これがまた森博嗣流が存分に炸裂していて、独特で、非常によかった。

いわく、建築で大事なのは、面白いと思える空間。
森氏は、最初の家(多分N市M東区)は自身で設計されているが、
その家の書斎は、天井高6メートル以上!
室内にベランダがあったり、部屋によって高さが違っていたり、
壁がなかったりと、かなり独特なつくりになっている。
別の著作で、その書斎の高い天井、広い空間を眺めていて
「そうだ、小説書こう」と思った、あの天井高の空間がなかったら
小説家になっていなかった、ということも書かれていて、
環境が人間に与える影響というのは大きいな、と思った。

また、僕はこの最初の森邸の話から、中が吹き抜けで
天主閣の中に宝塔が立っていた(のではないか)とされる
安土城を連想した。
安土城の中が、吹き抜け構造になっている、と知った時の
衝撃はすごかった。
森氏の書斎の天井が6メートルというのも同類の衝撃を感じた。

このインタヴューの最後、「高校生へ一言」というところ(260ページ)では
人間は、なんでも思うとおりにすることができると述べていらっしゃる。
思うとおりにならない(ように見える)のは、そう思ってないから。

例えとして、ポルシェを出しているが、
1000万、2000万のポルシェを本当に心の底から欲しいと思ったら、
人間なんとか工面して、それを実現するはず。
もし「お金がなくて、買えない」というのであれば、その人は、
ポルシェを買うよりも、のんびりしたい、テレビ見たい、一千万もそんなことに
使いたくない、と思って、ポルシェを買わない生活を選択して、
それがその人の思う通りの生活になっている、と述べている。

まさに、そうなんだよね、、、

自分は、中学生の時、フェラーリとかポルシェが死ぬほど欲しいと
思っていて、でも無理かもなあ、と思っていた。
そのころの新車のV8フェラーリは1600万ぐらい、ポルシェ・911は1000万ぐらい。
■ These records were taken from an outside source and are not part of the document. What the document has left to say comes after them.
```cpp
constexpr int kCovSyncSlabs = 8;
template <int NB>
struct CovPlan {
  static constexpr int kTiles = NB * (NB + 1) / 2;
  static constexpr int kGroups = (kTiles + 4) / 5;
  static constexpr int kPerGroup = (kTiles + kGroups - 1) / kGroups;
  static constexpr int kPhases = 4 / kGroups;
  static constexpr int kSamplesPerLane = 4 / kPhases;
  static constexpr int first_tile(int grp) { return grp * kPerGroup; }
  static constexpr int tiles_of(int grp) { return first_tile(grp) + kPerGroup <= kTiles ? kPerGroup : kTiles - first_tile(grp); }
};

constexpr int cov_tile_i(int nb, int t) {
  int i = 0;
  while (t >= nb - i) { t -= nb - i; ++i; }
// ... 610 lines not shown
  unsigned long long seed;
  int K, L_whole, L_out, A;
  int s_col;
};
constexpr int kLazyPieces = 19;
__host__ __device__ constexpr int lazy_piece_gap(int i) {
  return (i * 30) / kLazyPieces;
}

template <int QT>
struct CovLazyGenerator {
  static constexpr int NB = 4;
  static constexpr int kGaps = 30;
  struct Cur { int l, sc; long long g; };
  int gp, ga, K, s_col, g_lds0;
  double sig;
  uint32_t key0, key1;
  long long s_end;
  c64 st[2][QT];
  bool ant_ok[2];
  uint64_t colbase[2];
  __amdgpu_buffer_rsrc_t rsD[QT];
  Cur cg, cd;
  uint32_t pc[2][4];
  float wf[2][2][2];
  bool v_half[2];
  c64 dl[2][QT][2];
  __device__ __forceinline__ CovLazyGenerator(const LazyCovArgs& a, long long s_begin, long long s_end_)
      : gp(threadIdx.x & 7), ga(threadIdx.x >> 3), K(a.K), s_col(a.s_col), sig(a.sig), key0((uint32_t)a.seed), key1((uint32_t)(a.seed >> 32)), s_end(s_end_) {
#pragma unroll
    for (int j = 0; j < 2; ++j) {
      const int ant = ga + 32 * j;
      ant_ok[j] = ant < a.A;
      colbase[j] = (uint64_t)a.L_out * (uint64_t)ant;
#pragma unroll
      for (int q = 0; q < QT; ++q) st[j][q] = ant_ok[j] ? a.steer_rq[(long long)ant * QT + q] : mk(0.0, 0.0);
    }
#pragma unroll
    for (int q = 0; q < QT; ++q) rsD[q] = buffer_of(a.D + (long long)q * K * a.L_whole, (unsigned)((long long)K * a.L_whole * (long long)sizeof(c64)));
    g_lds0 = (ga >> 4) * kCovSlabBlk + gp * kCovPitch + ((ga & 15) ^ kCovSwizzle(gp));
    cg = cd = cur_at(s_begin);
  }
  __device__ __forceinline__ Cur cur_at(long long g) const {
    Cur c; c.g = g; c.l = (int)((unsigned)g / (unsigned)s_col); c.sc = (int)((unsigned)g - (unsigned)c.l * (unsigned)s_col); return c;
  }
  __device__ __forceinline__ void advance(Cur& c) const { ++c.g; if (++c.sc == s_col) { c.sc = 0; ++c.l; } }
  __device__ __forceinline__ int k0_of(const Cur& c) const { return ((c.sc >> 6) << 10) + ((c.sc & 63) << 3) + gp; }
  __device__ __forceinline__ void init(const Cur& c) {
    const int k0 = k0_of(c);
    const bool in = c.g < s_end;
    v_half[0] = in && k0 < K;
    v_half[1] = in && k0 + 512 < K;
    const uint32_t slot = (uint32_t)(((c.sc >> 6) << 9) + ((c.sc & 63) << 3) + gp);
#pragma unroll
    for (int j = 0; j < 2; ++j) {
      const uint64_t ctr = (uint64_t)slot + (uint64_t)kSpectralSlotsPerColumn * ((uint64_t)c.l + colbase[j]);
      pc[j][0] = (uint32_t)ctr; pc[j][1] = (uint32_t)(ctr >> 32); pc[j][2] = kSpectralStream; pc[j][3] = 0u;
    }
  }
  template <int R>
  __device__ __forceinline__ void round() {
#pragma unroll
    for (int j = 0; j < 2; ++j) philox4x32_round(pc[j], key0 + (uint32_t)R * 0x9E3779B9u, key1 + (uint32_t)R * 0xBB67AE85u);
  }
  template <int I>
  __device__ __forceinline__ void bm() {
    constexpr int j = I / 2, h = I % 2;
    box_muller32_hw_f32(pc[j][2 * h], pc[j][2 * h + 1], wf[j][h][0], wf[j][h][1]);
  }
  template <int I>
  __device__ __forceinline__ void emit(const c64 (&dv)[QT][2], c64* img) {
    constexpr int j = I / 2, h = I % 2;
    c64 d[QT];
#pragma unroll
    for (int q = 0; q < QT; ++q) d[q] = dv[q][h];
    c64 v = spectral_echo_value<QT, true>(d, st[j], mk((double)wf[j][h][0], (double)wf[j][h][1]), sig);
    const bool ok = v_half[h] && ant_ok[j];
    v = mk(ok ? v.re : 0.0, ok ? v.im : 0.0);
    img[g_lds0 + 2 * j * kCovSlabBlk + 8 * h * kCovPitch] = v;
  }
  __device__ __forceinline__ void loads(c64 (&dv)[QT][2], const Cur& c) {
    const int k0 = k0_of(c);
    const bool in = c.g < s_end;
    const unsigned base = (unsigned)(((long long)K * c.l + k0) * (long long)sizeof(c64));
    const unsigned o0 = (in && k0 < K) ? base : kCovOobOffset, o1 = (in && k0 + 512 < K) ? base + 512u * (unsigned)sizeof(c64) : kCovOobOffset;
#pragma unroll
    for (int q = 0; q < QT; ++q) { dv[q][0] = buffer_load_c64(rsD[q], o0); dv[q][1] = buffer_load_c64(rsD[q], o1); }
  }
  __device__ __forceinline__ void whole(c64 (&dv)[QT][2], c64* img) {
// ... 294 lines not shown
```

### 5g_based_system_level_integrated_sensing_and_communication_simulator_amd/csrc/echo.hip

```cpp
#include <cstring>
#include <type_traits>

#include "isac_internal.hpp"
#include "fft_lds.hpp"
#include "echo_dev.hpp"

namespace isac {

template <int QT, int UNROLL>
__global__ __launch_bounds__(256) void beamsum_kernel(const c64* __restrict__ tx, long long T, int A,
                                                      const c64* __restrict__ steer ,
                                                      c64* __restrict__ beam ) {
  extern __shared__ __attribute__((aligned(16))) char smem_raw[];
  c64* s_steer = reinterpret_cast<c64*>(smem_raw);
  for (int i = threadIdx.x; i < A * QT; i += blockDim.x) s_steer[i] = steer[i];
  __syncthreads();
  for (long long t0 = (long long)blockIdx.x * 256; t0 < T; t0 += (long long)gridDim.x * 256) {
    const long long t = t0 + threadIdx.x;
    const long long tc = t < T ? t : T - 1;
    c64 acc[QT];
#pragma unroll
    for (int q = 0; q < QT; ++q) acc[q] = mk(0.0, 0.0);
    const c64* p = tx + tc;
    int a = 0;
    for (; a + UNROLL <= A; a += UNROLL) {
      c64 v[UNROLL];
#pragma unroll
      for (int u = 0; u < UNROLL; ++u) v[u] = p[(long long)(a + u) * T];
#pragma unroll
      for (int u = 0; u < UNROLL; ++u)
#pragma unroll
        for (int q = 0; q < QT; ++q) acc[q] = fma(v[u], s_steer[q * A + a + u], acc[q]);
    }
    for (; a < A; ++a) {
      c64 v = p[(long long)a * T];
#pragma unroll
      for (int q = 0; q < QT; ++q) acc[q] = fma(v, s_steer[q * A + a], acc[q]);
    }
    if (t < T) {
#pragma unroll
      for (int q = 0; q < QT; ++q) beam[(long long)q * T + t] = acc[q];
    }
  }
}

struct TargetDesc {
  double wd;
  double lsf;
  long long shift;
};
constexpr int kMaxTargets = 64;
struct TargetTable {
  TargetDesc t[kMaxTargets];
};

__global__ __launch_bounds__(256) void coef_kernel(const c64* __restrict__ beam, long long T, int Q,
                                                   TargetTable tab, double w , double Ts,
                                                   c64* __restrict__ coef ,
                                                   c64* __restrict__ phase_rx ) {
  long long t = (long long)blockIdx.x * blockDim.x + threadIdx.x;
  if (t >= T) return;
  double tt = (double)t * Ts;
  double s, c;
  sincos(w * tt, &s, &c);
  c64 prx = mk(c, -s);
  phase_rx[t] = prx;
  for (int q = 0; q < Q; ++q) {
    long long d = tab.t[q].shift;
    c64 out = mk(0.0, 0.0);
    if (t >= d) {
      double sd, cd, st, ct;
      sincos(tab.t[q].wd * tt, &sd, &cd);
      sincos(w * ((double)(t - d) * Ts), &st, &ct);
      c64 v = beam[(long long)q * T + (t - d)] * mk(ct, st);
      v = v * mk(cd, sd);
      v = v * tab.t[q].lsf;
      out = v * prx;
    }
    coef[(long long)q * T + t] = out;
  }
}

__global__ __launch_bounds__(256) void radar_waveform_kernel(long long T, int A, int Q, const c64* __restrict__ coef,
                                                             const c64* __restrict__ steer_rq ,
                                                             const c64* __restrict__ phase_rx, int noise_mode,
                                                             const c64* __restrict__ noise, double n0s, uint64_t seed,
                                                             c64* __restrict__ rx) {
  long long t = (long long)blockIdx.x * blockDim.x + threadIdx.x;
  int r = blockIdx.y;
  if (t >= T) return;
  rx[t + T * r] = rx_sample(t, r, T, Q, coef, steer_rq + (long long)r * Q, phase_rx, noise_mode, noise, n0s, seed);
}

struct OfdmGeom {
  int nfft, n_sc, cp_base, cp_long, sym_per_half;
};

template <class FFT, bool SYNTH, int QT = 0>
__global__ __launch_bounds__(256, 2) void demod_kernel(OfdmGeom g, long long T, int A, int L_whole, int L_out,
                                                       const c64* __restrict__ tw,
                                                       int Q_rt, const c64* __restrict__ coef,
                                                       const c64* __restrict__ steer_rq, const c64* __restrict__ phase_rx,
                                                       int noise_mode, const c64* __restrict__ noise, double n0s,
                                                       uint64_t seed,
                                                       const c64* __restrict__ wave,
                                                       c64* __restrict__ grid, const c64* __restrict__ logtab_g) {
  extern __shared__ __attribute__((aligned(16))) char smem_raw[];
  c64* lds = reinterpret_cast<c64*>(smem_raw);
  const int tid = threadIdx.x;
  FFT fft;
  constexpr bool kTables = SYNTH && QT > 0 && std::is_same<FFT, Fft4096>::value;
  const int Q = QT ? QT : Q_rt;
// ... 127 lines not shown
template <int QT, int NZ, bool STORE = true, int GROUP = (QT <= 1 ? 4 : 2)>
__global__ __launch_bounds__(Fft4096W::NT, kEchoRangeWavesPerSimd) void echo_range_sl_kernel(int K, int L_whole, int L_out, int A, const c64* D,
                                                            const c64* __restrict__ steer_rq, double sig, uint64_t seed,
                                                            const c64* noise, const c64* __restrict__ tw,
                                                            c64* grid,
                                                            const c64* txg, const double* win_k,
                                                            const double* __restrict__ win_r, double inv_n, double sqrt_n,
                                                            int row_lo, int n_rows, c64* __restrict__ ymid) {
  static_assert(QT >= 1 && QT <= 2, "compile-time target count");
  extern __shared__ __attribute__((aligned(16))) char smem_raw[];
  c64* lds = reinterpret_cast<c64*>(smem_raw);
  using FFT = Fft4096W;
  constexpr int NT = FFT::NT, PER = FFT::PER, NG = PER / GROUP;
  const int tid = threadIdx.x;
  FFT fft;
  int l, r;
  if (!spectral_tile_map(blockIdx.x, L_whole, A, l, r)) return;
  const long long colg = (long long)l + (long long)L_out * r;
  const c64* Dl = D + (long long)K * l;
  const long long d_stride = (long long)K * L_whole;
  const c64* ptx = txg + (long long)K * colg;
  const c64* nzc = NZ == 2 ? noise + (long long)K * colg : nullptr;
  const __amdgpu_buffer_rsrc_t rs_dst = buffer_of(grid + (long long)K * colg, (unsigned)K * (unsigned)sizeof(c64));
  c64 s[QT];
#pragma unroll
  for (int q = 0; q < QT; ++q) s[q] = steer_rq[(long long)r * QT + q];
  struct Ld { c64 tx; double w; c64 d[QT]; c64 nz; };
  Ld ld[2][GROUP];
  auto load_group = [&](int g, int b) {
#pragma unroll
    for (int u = 0; u < GROUP; ++u) {
      const int k = tid + NT * (g * GROUP + u);
      const int kc = k < K ? k : K - 1;
      Ld& e = ld[b][u];
      e.tx = ptx[kc];
      e.w = win_k[kc];
      if constexpr (NZ == 2) e.nz = nzc[kc];
#pragma unroll
      for (int q = 0; q < QT; ++q) e.d[q] = Dl[(long long)q * d_stride + kc];
    }
    asm volatile("" ::: "memory");
  };
  fft.init_table(lds, tw, tid);
  load_group(0, 0);
  __builtin_amdgcn_sched_barrier(0);
#pragma unroll
  for (int j = 0; j < PER; ++j) fft.x[j] = mk(0.0, 0.0);
  const int wave_k0 = __builtin_amdgcn_readfirstlane(tid & ~63);
  auto draw = [&](int c) {
    if constexpr (NZ == 1) {
      const int j0 = 2 * c, j1 = j0 + 1;
      if (wave_k0 + NT * j0 < K) {
        const uint64_t ctr = (uint64_t)(tid + NT * c) + (uint64_t)kSpectralSlotsPerColumn * (uint64_t)colg;
        uint32_t o[4];
        philox4x32_10((uint32_t)ctr, (uint32_t)(ctr >> 32), kSpectralStream, 0u, (uint32_t)seed, (uint32_t)(seed >> 32), o);
        fft.x[j0] = box_muller32_hw(o[0], o[1]);
        if (wave_k0 + NT * j1 < K) fft.x[j1] = box_muller32_hw(o[2], o[3]);
      }
    }
  };
  bool live = false;
  auto consume = [&](int g, int b) {
#pragma unroll
    for (int u = 0; u < GROUP; ++u) {
      const int j = g * GROUP + u, k = tid + NT * j;
      const Ld& e = ld[b][u];
      const c64 v = spectral_echo_value<QT, NZ != 0>(e.d, s, NZ == 2 ? e.nz : fft.x[j], sig);
      if constexpr (STORE) buffer_store_c64_nt(rs_dst, (unsigned)k * (unsigned)sizeof(c64), v);
      else asm volatile("" ::"v"(v.re), "v"(v.im) : "memory");
      c64 y = mul_conj(v, e.tx) * e.w;
      y = k < K ? y : mk(0.0, 0.0);
      live |= (y.re != 0.0) | (y.im != 0.0);
      fft.x[j] = y;
    }
  };
#pragma unroll
  for (int g = 0; g < NG; ++g) {
#pragma unroll
    for (int c = g * GROUP / 2; c < (g + 1) * GROUP / 2; ++c) draw(c);
    __builtin_amdgcn_sched_barrier(0);
    if (g + 1 < NG) load_group(g + 1, (g + 1) & 1);
    consume(g, g & 1);
    __builtin_amdgcn_sched_barrier(0);
  }
  c64* yd = ymid + (long long)n_rows * colg;
  if (!__syncthreads_or(live)) {
    for (int rr = tid; rr < n_rows; rr += NT) yd[rr] = mk(0.0, 0.0);
    return;
  }
  fft.init_twiddles_lds(lds, tid);
  const int blk = FFT::block_of_rows(row_lo, n_rows);
  fft.template transform<+1>(lds, tw, tid, blk);
  auto put = [&](int n, c64 v) {
    const int rr = n - row_lo;
    const double wr = win_r[n];
    if (rr >= 0 && rr < n_rows) yd[rr] = ((v * inv_n) * sqrt_n) * wr;
  };
  if (blk >= 0) fft.drain_block(put, tid, blk);
  else fft.drain(put, tid);
}

struct ModIo {
  long long wave_rows, t_off;
  int grid_cols, l_off, sym0, n_win;
// ... 91 lines not shown
  if (c->scs_khz != 15 && c->scs_khz != 30 && c->scs_khz != 60 && c->scs_khz != 120)
    return fail(ctx, ISAC_ERR_INVALID_ARG, "carrier.scs_khz must be 15/30/60/120");
  return ISAC_OK;
}

static OfdmGeom geom_of(const isac_carrier* c) {
  Numerology n = numerology(c->nfft, c->scs_khz);
  return OfdmGeom{c->nfft, c->n_sc, n.cp_base, n.cp_long, n.sym_per_half};
}

static int whole_symbols(const OfdmGeom& g, long long T) {
  long long lo = 0, hi = T / g.nfft + 1;
  while (lo < hi) {
    long long mid = (lo + hi + 1) / 2;
    if (symbol_start((int)mid, g.nfft, g.cp_base, g.cp_long, g.sym_per_half) <= T) lo = mid; else hi = mid - 1;
  }
  return (int)lo;
}

extern "C" int isac_ofdm_symbol_count(const isac_carrier* carrier, int64_t T, int32_t* n_symbols) {
  if (!carrier || !n_symbols || T < 0) return ISAC_ERR_INVALID_ARG;
  *n_symbols = whole_symbols(geom_of(carrier), T);
  return ISAC_OK;
}

extern "C" int isac_ofdm_waveform_length(const isac_carrier* carrier, int32_t L, int64_t* T) {
  if (!carrier || !T || L < 0) return ISAC_ERR_INVALID_ARG;
  OfdmGeom g = geom_of(carrier);
  *T = symbol_start(L, g.nfft, g.cp_base, g.cp_long, g.sym_per_half);
  return ISAC_OK;
}

static int prepare_echo(isac_ctx* ctx, const c64* d_tx, long long T, const isac_radar_channel_params* rp,
                        const uint8_t* los, int* q_out) {
  if (!d_tx || !rp || !los) return fail(ctx, ISAC_ERR_INVALID_ARG, "NULL argument");
  if (T <= 0 || rp->n_ants <= 0 || rp->n_targets < 0) return fail(ctx, ISAC_ERR_INVALID_ARG, "bad T / n_ants / n_targets");
  ctx->lazy.valid = false;
  if (!(rp->fs > 0)) return fail(ctx, ISAC_ERR_INVALID_ARG, "fs must be positive");
  const int A = rp->n_ants;
  const double c0 = 299792458.0;
  const double lambda = c0 / rp->fc;
  const double Ts = 1.0 / rp->fs;
  const double two_pi = 2.0 * M_PI;
  TargetTable tab{};
  std::vector<c64> steer_aq;
  int Q = 0;
  for (int i = 0; i < rp->n_targets; ++i) {
    if (los[i] != 1) continue;
    if (Q >= kMaxTargets) return fail(ctx, ISAC_ERR_CAPACITY, "more than 64 LoS targets");
    for (int a = 0; a < A; ++a) {
      const isac_c64 sv = rp->rx_steering[(size_t)a + (size_t)A * i];
      steer_aq.push_back(mk(sv.re, sv.im));
    }
    double path_delay = 2.0 * rp->range[i] / c0;
    tab.t[Q].shift = (long long)std::ceil(path_delay / Ts);
    double fd = 2.0 * rp->velocity[i] / lambda;
    tab.t[Q].wd = two_pi * fd;
    tab.t[Q].lsf = rp->large_scale_fading[i];
    ++Q;
  }
  if (Q == 0) return fail(ctx, ISAC_ERR_NO_LOS, "no LoS target: rxWaveform is empty (basicRadarChannel.m:59,64)");
  std::vector<c64> steer_rq((size_t)A * Q);
  for (int q = 0; q < Q; ++q)
    for (int a = 0; a < A; ++a) steer_rq[(size_t)a * Q + q] = steer_aq[(size_t)q * A + a];
  ISAC_TRY(ensure(ctx, ctx->steer, sizeof(c64) * (size_t)A * Q * 2));
  ISAC_TRY(ensure(ctx, ctx->beam, sizeof(c64) * (size_t)Q * T));
  ISAC_TRY(ensure(ctx, ctx->coef, sizeof(c64) * (size_t)Q * T));
  ISAC_TRY(ensure(ctx, ctx->phase_rx, sizeof(c64) * (size_t)T));
  c64* d_steer_aq = (c64*)ctx->steer.p;
  {
    const size_t bytes = sizeof(c64) * (size_t)A * Q * 2;
    void* hst = nullptr;
    ISAC_TRY(stage_acquire(ctx, bytes, &hst));
    std::memcpy(hst, steer_aq.data(), bytes / 2);
    std::memcpy((char*)hst + bytes / 2, steer_rq.data(), bytes / 2);
    ISAC_TRY(stage_commit(ctx, d_steer_aq, bytes));
  }
  const unsigned gb = cdiv(T, 256);
  const unsigned gbs = (unsigned)std::min<long long>(gb, 1024);
  timeline_mark(ctx, 0, ctx->stream);
#define ISAC_BEAMSUM(QT) \
  hipLaunchKernelGGL((beamsum_kernel<QT, (QT <= 2 ? 32 : 8)>), dim3(gbs), dim3(256), sizeof(c64) * A * QT, ctx->stream, d_tx, T, A, st, bm)
  for (int q0 = 0; q0 < Q;) {
    int rem = Q - q0;
    const c64* st = d_steer_aq + (size_t)q0 * A;
    c64* bm = (c64*)ctx->beam.p + (size_t)q0 * T;
    if (rem >= 8) { ISAC_BEAMSUM(8); q0 += 8; }
    else if (rem >= 4) { ISAC_BEAMSUM(4); q0 += 4; }
    else if (rem >= 2) { ISAC_BEAMSUM(2); q0 += 2; }
    else { ISAC_BEAMSUM(1); q0 += 1; }
  }
#undef ISAC_BEAMSUM
  timeline_mark(ctx, 1, ctx->stream);
  const double w = two_pi * rp->fc;
  hipLaunchKernelGGL(coef_kernel, dim3(gb), dim3(256), 0, ctx->stream, (const c64*)ctx->beam.p, T, Q, tab, w, Ts,
                     (c64*)ctx->coef.p, (c64*)ctx->phase_rx.p);
  ISAC_HIP(hipGetLastError());
  *q_out = Q;
  return ISAC_OK;
}
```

ただ、無理かもなと思っていた時は、まだ世の中のことが
よくわかってない時のことだった。
その後、中3ぐらいで、世間の普通のサラリーマンでも、
年収400万とか500万は稼げると知った時に
「なんだ、普通の人でもそんなに稼げるのか。
じゃあ、それを数年分貯めればフェラーリでもポルシェでも買えるじゃないか。
世の中の、フェラーリやポルシェが欲しいと言いつつ、買ってない人というのは
本気度が足りないだけじゃないか」と思った。

もし、フェラーリやポルシェが、一生かかっても買えないほどの価格
(例えば、ボーイング777を個人で欲しい! と思っても
流石にちょっと難しいかな、と思う)であれば、
普通に生きていても無理だよな、と思うけど、
普通のサラリーマンの年収×数年分でいけるなら、
全然いけるっしょ、ラクショーじゃん、って思った記憶がある。

実際僕は、その後、社会人になってから、
食うものも食わず、会社の先輩たちから
「お前、何が楽しくて生きてるんだ?」と言われる生活を数年続けて、
ポルシェセンターで新車のボクスターをオーダーしている。

森博嗣が高校生に向けて語った言葉がとても響いた。
人間は思ったとおりのことを実現できる。
それが実現できていないように見えるのは、意識的か無意識的かのところで
それを自分が望んでいないから。

*例えば僕がなかなか空冷を買わないのは、
ボクスターとの別れが辛すぎて、本当には空冷を買うことを
(まだ)今は望み切れていないんだろうな、と自分でも気がついている。
その迷いの気持ちが吹っ切れるほど、素晴らしくて
「これは買うしかないだろ!!」っていう車両と出会えたら、
その時は値段がいくらだろうと買うだろうな、と分かっている。

というわけで、やはり森博嗣の言葉にはいろいろと考えさせられる。
氏の著作の中に、今の時代でいうエゴサを1日に200件くらいしていて、
素人ブログで
氏を褒めているのはほとんどスルーだけど、
森博嗣をけなしているものに出合うと燃えてくる、ということを書かれていた。
以前の記述なので、令和の今の時代もエゴサを続けているかは
分からないものの、もしかしたら、こちらのブログも
ご覧になっている可能性もちょっとぐらいはあるのかなあ、なんて
思ったりもしたりして。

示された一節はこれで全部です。